== DATA UNDER STUDY

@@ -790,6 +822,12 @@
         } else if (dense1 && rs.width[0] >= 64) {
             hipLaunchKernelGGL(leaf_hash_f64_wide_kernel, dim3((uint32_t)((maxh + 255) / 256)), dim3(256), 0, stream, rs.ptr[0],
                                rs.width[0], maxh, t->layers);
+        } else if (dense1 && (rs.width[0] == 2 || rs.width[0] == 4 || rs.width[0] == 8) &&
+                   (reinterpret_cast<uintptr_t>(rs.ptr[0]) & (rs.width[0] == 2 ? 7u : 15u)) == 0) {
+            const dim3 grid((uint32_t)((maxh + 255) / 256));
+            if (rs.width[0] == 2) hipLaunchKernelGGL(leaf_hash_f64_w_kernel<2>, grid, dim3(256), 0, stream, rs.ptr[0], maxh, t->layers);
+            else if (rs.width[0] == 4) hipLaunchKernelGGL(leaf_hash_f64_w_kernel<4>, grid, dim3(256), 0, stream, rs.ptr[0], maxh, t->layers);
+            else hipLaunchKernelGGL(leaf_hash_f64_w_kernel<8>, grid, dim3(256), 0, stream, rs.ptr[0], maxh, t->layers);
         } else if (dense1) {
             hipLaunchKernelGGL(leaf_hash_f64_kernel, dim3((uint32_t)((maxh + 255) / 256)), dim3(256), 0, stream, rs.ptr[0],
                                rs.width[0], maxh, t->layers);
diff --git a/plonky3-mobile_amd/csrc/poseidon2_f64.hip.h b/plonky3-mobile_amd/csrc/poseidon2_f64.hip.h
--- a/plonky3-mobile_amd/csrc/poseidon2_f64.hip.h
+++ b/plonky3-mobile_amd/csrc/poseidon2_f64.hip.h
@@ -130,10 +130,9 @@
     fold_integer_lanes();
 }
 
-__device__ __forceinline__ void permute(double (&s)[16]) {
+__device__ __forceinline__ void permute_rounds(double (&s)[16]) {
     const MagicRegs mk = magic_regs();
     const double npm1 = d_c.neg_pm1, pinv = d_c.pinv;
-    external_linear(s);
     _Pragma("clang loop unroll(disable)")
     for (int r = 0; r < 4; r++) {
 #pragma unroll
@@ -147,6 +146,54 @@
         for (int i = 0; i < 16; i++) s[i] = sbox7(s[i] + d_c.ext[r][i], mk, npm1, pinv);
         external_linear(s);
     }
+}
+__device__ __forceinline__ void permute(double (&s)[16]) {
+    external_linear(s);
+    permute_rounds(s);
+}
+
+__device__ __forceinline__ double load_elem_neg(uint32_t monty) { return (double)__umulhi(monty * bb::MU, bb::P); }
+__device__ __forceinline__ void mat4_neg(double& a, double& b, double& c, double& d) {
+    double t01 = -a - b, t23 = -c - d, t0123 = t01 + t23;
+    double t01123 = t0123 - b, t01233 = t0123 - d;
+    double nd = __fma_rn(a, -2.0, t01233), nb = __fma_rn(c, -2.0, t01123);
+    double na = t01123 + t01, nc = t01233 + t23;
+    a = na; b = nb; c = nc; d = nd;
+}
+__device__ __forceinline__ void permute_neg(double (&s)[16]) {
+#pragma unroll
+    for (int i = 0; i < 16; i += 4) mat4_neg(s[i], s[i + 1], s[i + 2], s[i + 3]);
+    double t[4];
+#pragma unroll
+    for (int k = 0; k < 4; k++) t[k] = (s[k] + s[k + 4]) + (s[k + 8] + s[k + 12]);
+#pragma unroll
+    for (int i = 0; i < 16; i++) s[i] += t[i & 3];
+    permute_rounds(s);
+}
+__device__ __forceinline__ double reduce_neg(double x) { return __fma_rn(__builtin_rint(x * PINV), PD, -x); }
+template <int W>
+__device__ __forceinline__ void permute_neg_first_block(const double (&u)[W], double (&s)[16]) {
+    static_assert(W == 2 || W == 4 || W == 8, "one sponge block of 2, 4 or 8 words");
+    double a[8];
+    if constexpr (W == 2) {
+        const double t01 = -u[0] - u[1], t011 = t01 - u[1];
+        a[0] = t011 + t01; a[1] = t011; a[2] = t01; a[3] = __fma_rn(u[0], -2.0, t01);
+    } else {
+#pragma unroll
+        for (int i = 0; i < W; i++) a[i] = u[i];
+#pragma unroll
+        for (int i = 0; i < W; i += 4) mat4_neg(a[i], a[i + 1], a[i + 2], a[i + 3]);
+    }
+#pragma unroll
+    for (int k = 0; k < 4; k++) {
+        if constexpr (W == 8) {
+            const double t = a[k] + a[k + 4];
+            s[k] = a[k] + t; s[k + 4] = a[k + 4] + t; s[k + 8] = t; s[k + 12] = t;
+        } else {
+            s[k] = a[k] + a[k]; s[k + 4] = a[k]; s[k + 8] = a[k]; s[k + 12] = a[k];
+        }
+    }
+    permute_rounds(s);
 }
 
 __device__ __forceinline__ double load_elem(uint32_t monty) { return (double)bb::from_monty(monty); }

====

### TASK INSTRUCTIONS
Quote exactly the first line of the data and every line after it through the one holding "hipLaunchKernelGGL(leaf_hash_f64_kernel, dim3((uint32_t)((maxh +".

### ANSWER FOR THE TASK
@@ -790,6 +822,12 @@
         } else if (dense1 && rs.width[0] >= 64) {
             hipLaunchKernelGGL(leaf_hash_f64_wide_kernel, dim3((uint32_t)((maxh + 255) / 256)), dim3(256), 0, stream, rs.ptr[0],
                                rs.width[0], maxh, t->layers);
+        } else if (dense1 && (rs.width[0] == 2 || rs.width[0] == 4 || rs.width[0] == 8) &&
+                   (reinterpret_cast<uintptr_t>(rs.ptr[0]) & (rs.width[0] == 2 ? 7u : 15u)) == 0) {
+            const dim3 grid((uint32_t)((maxh + 255) / 256));
+            if (rs.width[0] == 2) hipLaunchKernelGGL(leaf_hash_f64_w_kernel<2>, grid, dim3(256), 0, stream, rs.ptr[0], maxh, t->layers);
+            else if (rs.width[0] == 4) hipLaunchKernelGGL(leaf_hash_f64_w_kernel<4>, grid, dim3(256), 0, stream, rs.ptr[0], maxh, t->layers);
+            else hipLaunchKernelGGL(leaf_hash_f64_w_kernel<8>, grid, dim3(256), 0, stream, rs.ptr[0], maxh, t->layers);
         } else if (dense1) {
             hipLaunchKernelGGL(leaf_hash_f64_kernel, dim3((uint32_t)((maxh + 255) / 256)), dim3(256), 0, stream, rs.ptr[0],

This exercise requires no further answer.